◆ **WORK INSTRUCTIONS**: Could you filter the data below down to the lines that hold the word "todo"?

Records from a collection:
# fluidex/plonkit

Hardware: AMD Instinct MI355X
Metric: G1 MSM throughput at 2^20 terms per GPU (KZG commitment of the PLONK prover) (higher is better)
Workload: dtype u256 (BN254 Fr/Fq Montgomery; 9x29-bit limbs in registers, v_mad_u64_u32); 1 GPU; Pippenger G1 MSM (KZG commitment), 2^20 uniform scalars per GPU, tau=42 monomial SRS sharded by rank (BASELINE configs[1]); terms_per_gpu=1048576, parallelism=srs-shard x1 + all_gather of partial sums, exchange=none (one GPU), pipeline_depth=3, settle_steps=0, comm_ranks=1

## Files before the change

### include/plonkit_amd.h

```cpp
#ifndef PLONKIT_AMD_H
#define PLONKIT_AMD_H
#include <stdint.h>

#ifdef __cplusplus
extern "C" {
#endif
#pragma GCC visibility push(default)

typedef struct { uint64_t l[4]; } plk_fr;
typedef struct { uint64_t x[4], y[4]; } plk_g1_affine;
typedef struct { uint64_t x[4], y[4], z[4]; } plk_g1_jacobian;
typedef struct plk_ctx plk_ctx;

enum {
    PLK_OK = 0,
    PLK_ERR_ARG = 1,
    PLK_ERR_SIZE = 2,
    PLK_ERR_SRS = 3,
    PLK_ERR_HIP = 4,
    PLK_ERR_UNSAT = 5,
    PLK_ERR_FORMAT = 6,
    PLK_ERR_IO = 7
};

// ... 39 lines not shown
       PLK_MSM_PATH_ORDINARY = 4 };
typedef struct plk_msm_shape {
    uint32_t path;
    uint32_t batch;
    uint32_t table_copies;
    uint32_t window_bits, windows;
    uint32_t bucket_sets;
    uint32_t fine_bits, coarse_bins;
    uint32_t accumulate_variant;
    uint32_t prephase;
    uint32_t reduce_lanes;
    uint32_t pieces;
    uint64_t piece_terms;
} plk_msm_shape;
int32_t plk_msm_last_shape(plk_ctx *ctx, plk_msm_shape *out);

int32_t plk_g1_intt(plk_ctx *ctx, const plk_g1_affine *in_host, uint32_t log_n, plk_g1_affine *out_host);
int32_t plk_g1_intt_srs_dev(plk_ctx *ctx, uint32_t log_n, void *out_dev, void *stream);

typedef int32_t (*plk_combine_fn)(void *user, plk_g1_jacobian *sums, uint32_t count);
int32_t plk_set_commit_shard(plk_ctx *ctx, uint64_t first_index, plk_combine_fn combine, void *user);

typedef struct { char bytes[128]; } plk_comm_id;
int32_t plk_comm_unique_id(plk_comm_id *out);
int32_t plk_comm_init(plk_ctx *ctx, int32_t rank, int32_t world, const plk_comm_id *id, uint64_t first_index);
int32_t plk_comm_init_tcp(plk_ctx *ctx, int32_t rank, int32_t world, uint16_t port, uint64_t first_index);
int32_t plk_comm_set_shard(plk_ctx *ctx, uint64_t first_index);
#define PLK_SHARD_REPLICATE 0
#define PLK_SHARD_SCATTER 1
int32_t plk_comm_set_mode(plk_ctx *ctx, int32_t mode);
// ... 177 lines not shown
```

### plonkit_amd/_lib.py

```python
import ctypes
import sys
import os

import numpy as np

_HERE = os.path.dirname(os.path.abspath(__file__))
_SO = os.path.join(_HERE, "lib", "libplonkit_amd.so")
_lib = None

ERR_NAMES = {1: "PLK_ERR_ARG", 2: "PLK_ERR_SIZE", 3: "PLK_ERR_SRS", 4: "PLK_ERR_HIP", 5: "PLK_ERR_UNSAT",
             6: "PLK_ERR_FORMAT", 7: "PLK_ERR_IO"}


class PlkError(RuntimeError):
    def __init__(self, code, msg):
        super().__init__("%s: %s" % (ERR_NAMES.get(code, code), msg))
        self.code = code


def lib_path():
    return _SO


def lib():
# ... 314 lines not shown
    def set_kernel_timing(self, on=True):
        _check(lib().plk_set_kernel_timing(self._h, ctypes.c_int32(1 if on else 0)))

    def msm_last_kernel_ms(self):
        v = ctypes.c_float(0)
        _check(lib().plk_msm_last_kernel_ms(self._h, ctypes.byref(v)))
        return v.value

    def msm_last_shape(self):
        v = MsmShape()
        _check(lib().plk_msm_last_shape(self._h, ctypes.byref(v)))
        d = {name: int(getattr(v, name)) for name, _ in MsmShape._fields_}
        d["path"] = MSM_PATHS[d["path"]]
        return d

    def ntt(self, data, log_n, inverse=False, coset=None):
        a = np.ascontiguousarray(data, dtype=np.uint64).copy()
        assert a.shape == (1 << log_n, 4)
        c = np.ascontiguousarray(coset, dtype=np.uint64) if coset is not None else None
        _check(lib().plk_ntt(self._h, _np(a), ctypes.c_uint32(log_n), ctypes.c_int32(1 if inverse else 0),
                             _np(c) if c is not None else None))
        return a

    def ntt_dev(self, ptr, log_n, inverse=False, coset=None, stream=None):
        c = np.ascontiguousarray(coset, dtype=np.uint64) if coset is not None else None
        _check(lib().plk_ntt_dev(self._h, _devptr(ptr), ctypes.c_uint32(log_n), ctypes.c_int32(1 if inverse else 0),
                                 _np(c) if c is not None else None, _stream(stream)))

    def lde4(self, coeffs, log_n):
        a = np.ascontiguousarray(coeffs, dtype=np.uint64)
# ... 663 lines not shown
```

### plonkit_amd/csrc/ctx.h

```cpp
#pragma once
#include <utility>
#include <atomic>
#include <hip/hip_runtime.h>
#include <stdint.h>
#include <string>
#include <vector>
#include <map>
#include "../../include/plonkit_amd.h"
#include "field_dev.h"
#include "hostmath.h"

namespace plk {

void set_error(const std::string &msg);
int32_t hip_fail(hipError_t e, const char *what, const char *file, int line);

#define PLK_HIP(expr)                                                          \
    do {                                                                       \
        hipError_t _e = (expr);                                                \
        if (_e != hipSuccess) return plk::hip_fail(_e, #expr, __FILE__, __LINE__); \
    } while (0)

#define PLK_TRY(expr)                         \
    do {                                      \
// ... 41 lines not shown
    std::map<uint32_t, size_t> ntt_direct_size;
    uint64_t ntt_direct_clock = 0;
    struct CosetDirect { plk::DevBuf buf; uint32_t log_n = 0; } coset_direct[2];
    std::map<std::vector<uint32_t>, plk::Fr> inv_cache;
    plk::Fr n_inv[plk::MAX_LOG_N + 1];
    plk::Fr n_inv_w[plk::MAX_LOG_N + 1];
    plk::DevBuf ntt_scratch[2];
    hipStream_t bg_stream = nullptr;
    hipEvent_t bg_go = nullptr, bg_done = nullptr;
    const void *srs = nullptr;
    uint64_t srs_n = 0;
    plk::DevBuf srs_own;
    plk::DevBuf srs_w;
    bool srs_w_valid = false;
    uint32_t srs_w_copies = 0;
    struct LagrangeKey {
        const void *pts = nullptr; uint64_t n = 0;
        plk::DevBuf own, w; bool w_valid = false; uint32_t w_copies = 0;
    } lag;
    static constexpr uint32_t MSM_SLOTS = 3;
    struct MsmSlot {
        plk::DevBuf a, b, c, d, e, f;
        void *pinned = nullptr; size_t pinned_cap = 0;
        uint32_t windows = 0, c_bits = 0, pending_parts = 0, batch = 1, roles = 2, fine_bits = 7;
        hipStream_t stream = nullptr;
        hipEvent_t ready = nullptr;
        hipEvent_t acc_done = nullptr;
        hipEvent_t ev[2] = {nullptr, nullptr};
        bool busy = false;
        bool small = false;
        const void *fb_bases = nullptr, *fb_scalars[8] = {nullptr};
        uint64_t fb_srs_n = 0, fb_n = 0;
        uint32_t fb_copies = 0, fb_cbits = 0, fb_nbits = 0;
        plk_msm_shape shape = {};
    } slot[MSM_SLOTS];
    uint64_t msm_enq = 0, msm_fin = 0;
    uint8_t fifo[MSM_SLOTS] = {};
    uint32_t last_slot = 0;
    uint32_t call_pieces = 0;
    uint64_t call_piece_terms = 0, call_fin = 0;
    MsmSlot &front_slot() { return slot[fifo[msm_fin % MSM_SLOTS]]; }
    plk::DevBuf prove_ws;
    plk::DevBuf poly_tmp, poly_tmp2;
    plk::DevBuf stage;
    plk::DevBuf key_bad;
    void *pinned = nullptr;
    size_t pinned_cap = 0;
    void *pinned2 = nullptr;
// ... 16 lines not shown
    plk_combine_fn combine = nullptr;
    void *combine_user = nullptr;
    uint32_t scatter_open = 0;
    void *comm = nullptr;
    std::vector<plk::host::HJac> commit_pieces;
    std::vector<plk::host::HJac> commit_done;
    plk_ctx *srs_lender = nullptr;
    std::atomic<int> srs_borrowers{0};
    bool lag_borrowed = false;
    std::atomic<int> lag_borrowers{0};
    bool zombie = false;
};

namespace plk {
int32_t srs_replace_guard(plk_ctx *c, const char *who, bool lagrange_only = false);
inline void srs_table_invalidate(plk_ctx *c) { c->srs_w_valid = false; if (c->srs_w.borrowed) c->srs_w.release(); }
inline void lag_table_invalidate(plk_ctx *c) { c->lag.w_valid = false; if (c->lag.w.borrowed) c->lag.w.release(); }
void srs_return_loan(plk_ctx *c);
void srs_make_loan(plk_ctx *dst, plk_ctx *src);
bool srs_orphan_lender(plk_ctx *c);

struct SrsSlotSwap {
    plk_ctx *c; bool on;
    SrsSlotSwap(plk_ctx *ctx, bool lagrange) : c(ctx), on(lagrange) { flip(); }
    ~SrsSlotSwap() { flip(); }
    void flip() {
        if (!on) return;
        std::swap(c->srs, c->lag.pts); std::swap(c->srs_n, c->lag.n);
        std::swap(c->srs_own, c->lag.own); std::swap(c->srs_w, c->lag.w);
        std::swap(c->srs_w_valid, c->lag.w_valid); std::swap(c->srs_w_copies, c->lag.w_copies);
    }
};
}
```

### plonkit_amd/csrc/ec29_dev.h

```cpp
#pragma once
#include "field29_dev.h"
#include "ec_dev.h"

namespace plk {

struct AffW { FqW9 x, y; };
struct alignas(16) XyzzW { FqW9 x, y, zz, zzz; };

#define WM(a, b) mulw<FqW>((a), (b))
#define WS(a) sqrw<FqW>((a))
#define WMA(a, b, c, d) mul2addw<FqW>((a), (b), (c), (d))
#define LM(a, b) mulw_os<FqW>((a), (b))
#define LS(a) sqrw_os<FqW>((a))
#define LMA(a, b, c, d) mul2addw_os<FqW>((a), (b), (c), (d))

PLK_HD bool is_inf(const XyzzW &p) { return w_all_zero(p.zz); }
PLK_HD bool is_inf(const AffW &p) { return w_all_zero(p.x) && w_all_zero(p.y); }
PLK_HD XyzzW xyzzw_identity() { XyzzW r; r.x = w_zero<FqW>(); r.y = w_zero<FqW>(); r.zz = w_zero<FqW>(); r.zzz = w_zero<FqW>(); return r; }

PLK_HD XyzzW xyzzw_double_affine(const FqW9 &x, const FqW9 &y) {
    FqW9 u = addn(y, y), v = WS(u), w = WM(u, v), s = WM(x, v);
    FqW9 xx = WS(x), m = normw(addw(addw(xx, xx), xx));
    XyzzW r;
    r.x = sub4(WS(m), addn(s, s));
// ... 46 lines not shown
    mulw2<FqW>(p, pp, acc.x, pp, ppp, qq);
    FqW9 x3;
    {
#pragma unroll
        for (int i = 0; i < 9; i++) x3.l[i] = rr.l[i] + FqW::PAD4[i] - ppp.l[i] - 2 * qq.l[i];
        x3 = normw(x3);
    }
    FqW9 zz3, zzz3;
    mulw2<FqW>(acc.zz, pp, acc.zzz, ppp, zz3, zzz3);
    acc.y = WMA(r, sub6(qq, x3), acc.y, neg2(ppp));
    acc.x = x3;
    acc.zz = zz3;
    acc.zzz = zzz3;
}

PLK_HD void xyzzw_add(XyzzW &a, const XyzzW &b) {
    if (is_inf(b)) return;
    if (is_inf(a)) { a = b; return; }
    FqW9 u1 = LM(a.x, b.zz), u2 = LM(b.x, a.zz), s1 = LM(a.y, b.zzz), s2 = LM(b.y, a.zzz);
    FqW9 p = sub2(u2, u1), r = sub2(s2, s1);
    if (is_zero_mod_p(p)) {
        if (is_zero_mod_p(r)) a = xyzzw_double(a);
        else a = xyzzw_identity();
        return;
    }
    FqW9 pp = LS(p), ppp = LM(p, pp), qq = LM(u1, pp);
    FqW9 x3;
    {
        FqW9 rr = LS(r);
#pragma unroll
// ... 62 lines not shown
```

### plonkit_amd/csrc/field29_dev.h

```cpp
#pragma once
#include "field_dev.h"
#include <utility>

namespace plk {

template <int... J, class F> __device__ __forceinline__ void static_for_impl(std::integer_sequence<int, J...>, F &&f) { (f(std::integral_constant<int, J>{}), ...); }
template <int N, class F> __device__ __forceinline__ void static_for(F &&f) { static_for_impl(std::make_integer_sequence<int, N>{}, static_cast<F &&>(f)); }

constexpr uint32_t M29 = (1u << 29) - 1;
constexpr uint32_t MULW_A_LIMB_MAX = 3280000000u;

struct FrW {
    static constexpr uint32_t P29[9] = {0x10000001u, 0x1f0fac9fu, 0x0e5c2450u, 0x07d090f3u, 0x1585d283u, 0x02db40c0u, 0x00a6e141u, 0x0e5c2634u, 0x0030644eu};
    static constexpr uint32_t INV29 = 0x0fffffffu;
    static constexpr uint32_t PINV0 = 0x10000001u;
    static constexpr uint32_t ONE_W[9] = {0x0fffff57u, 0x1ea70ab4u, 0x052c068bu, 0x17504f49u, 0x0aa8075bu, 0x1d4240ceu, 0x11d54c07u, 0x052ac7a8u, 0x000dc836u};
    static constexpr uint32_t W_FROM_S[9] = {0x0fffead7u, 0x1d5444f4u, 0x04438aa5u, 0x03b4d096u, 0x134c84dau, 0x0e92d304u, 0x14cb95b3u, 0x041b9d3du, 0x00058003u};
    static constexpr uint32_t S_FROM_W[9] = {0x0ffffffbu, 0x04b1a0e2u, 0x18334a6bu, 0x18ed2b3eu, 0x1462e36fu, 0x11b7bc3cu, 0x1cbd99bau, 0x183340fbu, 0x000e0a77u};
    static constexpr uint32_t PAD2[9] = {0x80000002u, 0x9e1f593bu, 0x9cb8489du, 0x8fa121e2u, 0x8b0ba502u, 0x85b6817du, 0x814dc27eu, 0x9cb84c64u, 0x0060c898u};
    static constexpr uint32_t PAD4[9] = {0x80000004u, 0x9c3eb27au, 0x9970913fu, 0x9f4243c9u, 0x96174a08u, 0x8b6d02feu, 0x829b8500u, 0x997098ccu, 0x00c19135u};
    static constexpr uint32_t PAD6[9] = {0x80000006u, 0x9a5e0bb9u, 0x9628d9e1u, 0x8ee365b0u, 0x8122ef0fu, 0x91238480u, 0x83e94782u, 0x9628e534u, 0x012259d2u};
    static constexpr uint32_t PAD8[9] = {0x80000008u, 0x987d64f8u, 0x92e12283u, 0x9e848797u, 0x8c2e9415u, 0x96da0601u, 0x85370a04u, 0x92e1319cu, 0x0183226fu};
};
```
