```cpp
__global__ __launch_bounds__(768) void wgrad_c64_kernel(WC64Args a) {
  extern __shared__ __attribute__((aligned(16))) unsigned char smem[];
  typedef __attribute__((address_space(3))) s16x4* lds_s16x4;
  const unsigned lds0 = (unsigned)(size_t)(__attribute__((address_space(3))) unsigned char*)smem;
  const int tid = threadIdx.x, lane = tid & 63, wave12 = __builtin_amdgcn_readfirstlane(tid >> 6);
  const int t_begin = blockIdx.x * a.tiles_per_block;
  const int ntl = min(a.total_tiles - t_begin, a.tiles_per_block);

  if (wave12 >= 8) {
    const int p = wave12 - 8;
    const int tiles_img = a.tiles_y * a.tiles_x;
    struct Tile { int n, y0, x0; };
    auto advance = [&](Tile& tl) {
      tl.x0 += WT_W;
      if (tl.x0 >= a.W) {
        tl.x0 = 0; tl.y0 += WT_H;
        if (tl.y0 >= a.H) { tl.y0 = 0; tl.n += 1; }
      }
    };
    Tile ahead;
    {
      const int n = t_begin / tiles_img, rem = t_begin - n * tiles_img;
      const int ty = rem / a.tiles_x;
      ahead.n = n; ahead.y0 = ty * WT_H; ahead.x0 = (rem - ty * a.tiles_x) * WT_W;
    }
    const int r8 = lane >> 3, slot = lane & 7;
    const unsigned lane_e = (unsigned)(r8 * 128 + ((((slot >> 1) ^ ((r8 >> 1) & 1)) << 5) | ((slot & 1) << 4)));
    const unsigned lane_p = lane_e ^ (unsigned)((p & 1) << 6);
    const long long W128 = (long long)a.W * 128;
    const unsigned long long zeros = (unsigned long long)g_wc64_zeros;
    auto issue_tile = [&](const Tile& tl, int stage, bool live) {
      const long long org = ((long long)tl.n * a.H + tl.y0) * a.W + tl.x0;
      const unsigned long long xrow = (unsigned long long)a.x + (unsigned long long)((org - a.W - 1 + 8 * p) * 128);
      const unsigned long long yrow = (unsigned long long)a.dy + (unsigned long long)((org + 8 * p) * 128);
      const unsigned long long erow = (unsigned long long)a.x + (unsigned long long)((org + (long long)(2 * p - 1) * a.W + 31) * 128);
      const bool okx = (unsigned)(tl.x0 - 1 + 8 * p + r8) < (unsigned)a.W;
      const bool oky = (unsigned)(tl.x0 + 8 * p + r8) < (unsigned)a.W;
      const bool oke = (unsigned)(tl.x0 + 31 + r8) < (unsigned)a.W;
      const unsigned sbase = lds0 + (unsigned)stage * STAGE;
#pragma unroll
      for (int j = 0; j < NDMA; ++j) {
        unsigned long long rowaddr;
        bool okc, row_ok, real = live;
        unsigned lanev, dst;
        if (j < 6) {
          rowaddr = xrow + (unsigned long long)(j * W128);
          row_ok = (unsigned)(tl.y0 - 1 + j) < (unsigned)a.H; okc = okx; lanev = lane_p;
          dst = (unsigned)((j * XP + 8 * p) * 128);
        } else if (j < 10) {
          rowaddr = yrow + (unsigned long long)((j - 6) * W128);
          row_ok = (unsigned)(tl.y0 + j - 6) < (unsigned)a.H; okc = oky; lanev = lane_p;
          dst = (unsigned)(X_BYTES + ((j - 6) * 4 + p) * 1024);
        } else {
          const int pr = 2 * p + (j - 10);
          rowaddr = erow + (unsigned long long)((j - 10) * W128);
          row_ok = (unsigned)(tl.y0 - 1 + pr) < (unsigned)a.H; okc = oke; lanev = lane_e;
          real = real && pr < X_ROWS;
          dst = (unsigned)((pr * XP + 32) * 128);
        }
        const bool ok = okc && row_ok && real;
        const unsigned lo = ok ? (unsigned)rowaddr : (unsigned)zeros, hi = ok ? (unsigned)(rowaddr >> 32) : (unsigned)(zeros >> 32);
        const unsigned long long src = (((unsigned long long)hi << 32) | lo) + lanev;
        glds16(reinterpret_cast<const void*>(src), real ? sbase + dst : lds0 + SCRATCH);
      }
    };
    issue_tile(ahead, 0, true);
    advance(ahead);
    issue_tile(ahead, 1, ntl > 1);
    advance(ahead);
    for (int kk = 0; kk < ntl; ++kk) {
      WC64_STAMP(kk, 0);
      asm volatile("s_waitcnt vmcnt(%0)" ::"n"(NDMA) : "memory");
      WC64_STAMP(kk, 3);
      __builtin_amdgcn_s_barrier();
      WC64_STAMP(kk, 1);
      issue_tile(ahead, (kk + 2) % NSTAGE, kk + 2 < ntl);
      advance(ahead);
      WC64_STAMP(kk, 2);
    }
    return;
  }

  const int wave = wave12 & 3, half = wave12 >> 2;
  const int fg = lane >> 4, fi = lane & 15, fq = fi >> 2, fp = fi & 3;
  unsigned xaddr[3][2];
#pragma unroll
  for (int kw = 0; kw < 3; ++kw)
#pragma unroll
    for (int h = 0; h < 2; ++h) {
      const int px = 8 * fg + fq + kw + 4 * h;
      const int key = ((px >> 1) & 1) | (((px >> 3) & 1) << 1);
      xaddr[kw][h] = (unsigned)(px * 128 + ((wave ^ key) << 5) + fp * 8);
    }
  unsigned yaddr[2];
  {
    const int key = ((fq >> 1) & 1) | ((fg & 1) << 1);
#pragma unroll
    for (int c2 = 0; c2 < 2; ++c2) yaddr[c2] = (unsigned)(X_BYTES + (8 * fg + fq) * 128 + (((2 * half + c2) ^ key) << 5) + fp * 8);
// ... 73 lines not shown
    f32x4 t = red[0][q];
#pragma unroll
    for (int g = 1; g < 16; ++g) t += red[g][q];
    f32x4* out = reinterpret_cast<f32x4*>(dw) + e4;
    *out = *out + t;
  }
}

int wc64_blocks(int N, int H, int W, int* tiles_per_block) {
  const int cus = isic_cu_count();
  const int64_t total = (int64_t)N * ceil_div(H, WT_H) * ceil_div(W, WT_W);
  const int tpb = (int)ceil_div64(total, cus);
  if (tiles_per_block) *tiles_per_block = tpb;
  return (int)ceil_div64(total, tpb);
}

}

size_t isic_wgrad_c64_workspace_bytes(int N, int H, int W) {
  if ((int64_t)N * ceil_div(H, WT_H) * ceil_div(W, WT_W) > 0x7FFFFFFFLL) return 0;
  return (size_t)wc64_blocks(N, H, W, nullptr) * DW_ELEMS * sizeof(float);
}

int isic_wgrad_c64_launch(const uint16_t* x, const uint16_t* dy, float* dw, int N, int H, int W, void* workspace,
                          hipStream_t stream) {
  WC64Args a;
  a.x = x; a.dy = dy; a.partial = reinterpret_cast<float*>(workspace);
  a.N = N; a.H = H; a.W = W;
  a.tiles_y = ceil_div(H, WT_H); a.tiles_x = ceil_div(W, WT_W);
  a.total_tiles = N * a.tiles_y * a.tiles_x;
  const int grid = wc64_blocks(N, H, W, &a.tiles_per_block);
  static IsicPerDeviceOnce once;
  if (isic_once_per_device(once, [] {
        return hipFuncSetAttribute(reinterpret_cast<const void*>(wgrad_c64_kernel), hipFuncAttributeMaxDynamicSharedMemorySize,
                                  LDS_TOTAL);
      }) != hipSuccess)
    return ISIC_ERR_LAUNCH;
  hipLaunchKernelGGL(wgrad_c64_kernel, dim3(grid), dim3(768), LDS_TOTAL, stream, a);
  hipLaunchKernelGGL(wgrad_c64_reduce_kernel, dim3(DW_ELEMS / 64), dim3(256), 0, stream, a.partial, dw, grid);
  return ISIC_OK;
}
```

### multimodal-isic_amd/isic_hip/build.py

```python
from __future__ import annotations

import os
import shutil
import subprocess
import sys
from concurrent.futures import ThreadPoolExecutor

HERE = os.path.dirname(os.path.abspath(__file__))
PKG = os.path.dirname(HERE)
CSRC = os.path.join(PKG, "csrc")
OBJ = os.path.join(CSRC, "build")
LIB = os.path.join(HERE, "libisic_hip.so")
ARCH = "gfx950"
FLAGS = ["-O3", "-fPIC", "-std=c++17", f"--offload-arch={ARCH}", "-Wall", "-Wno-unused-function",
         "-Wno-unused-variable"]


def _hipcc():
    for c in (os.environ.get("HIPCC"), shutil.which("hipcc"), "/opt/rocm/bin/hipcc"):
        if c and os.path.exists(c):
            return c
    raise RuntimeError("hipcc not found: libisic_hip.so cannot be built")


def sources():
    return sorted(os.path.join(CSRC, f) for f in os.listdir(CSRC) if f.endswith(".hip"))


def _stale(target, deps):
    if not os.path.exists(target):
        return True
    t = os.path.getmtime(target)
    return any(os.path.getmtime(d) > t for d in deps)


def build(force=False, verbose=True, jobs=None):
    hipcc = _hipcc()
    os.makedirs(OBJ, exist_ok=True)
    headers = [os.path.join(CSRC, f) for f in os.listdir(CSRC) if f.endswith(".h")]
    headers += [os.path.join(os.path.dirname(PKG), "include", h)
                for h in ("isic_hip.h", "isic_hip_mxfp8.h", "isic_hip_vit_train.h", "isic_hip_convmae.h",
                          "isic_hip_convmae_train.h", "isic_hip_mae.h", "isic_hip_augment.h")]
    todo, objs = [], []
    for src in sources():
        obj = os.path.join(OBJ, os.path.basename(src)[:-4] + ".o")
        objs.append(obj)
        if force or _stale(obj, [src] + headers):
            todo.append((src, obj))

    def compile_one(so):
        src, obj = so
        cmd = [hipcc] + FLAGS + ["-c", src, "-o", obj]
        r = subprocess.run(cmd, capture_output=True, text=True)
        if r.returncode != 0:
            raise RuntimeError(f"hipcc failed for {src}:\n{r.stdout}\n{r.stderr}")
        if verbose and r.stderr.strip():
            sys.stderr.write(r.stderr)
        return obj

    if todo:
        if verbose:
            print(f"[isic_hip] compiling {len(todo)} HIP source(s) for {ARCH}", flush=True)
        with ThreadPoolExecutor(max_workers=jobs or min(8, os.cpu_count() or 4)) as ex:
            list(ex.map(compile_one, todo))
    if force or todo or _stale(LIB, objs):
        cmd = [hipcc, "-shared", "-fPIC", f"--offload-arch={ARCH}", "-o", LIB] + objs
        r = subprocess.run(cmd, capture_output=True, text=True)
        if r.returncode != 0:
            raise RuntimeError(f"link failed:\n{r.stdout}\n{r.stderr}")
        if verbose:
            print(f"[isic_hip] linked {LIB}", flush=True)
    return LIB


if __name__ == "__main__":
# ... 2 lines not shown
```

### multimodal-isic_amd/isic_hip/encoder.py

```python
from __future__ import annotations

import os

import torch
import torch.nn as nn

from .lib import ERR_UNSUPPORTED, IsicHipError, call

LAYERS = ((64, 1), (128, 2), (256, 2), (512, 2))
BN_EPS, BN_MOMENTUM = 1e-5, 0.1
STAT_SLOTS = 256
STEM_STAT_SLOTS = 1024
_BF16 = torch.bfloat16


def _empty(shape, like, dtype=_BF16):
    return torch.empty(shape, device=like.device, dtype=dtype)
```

◆ **PROBLEM SOLUTION**:
    todo, objs = [], []
            todo.append((src, obj))
    if todo:
            print(f"[isic_hip] compiling {len(todo)} HIP source(s) for {ARCH}", flush=True)
            list(ex.map(compile_one, todo))
    if force or todo or _stale(LIB, objs):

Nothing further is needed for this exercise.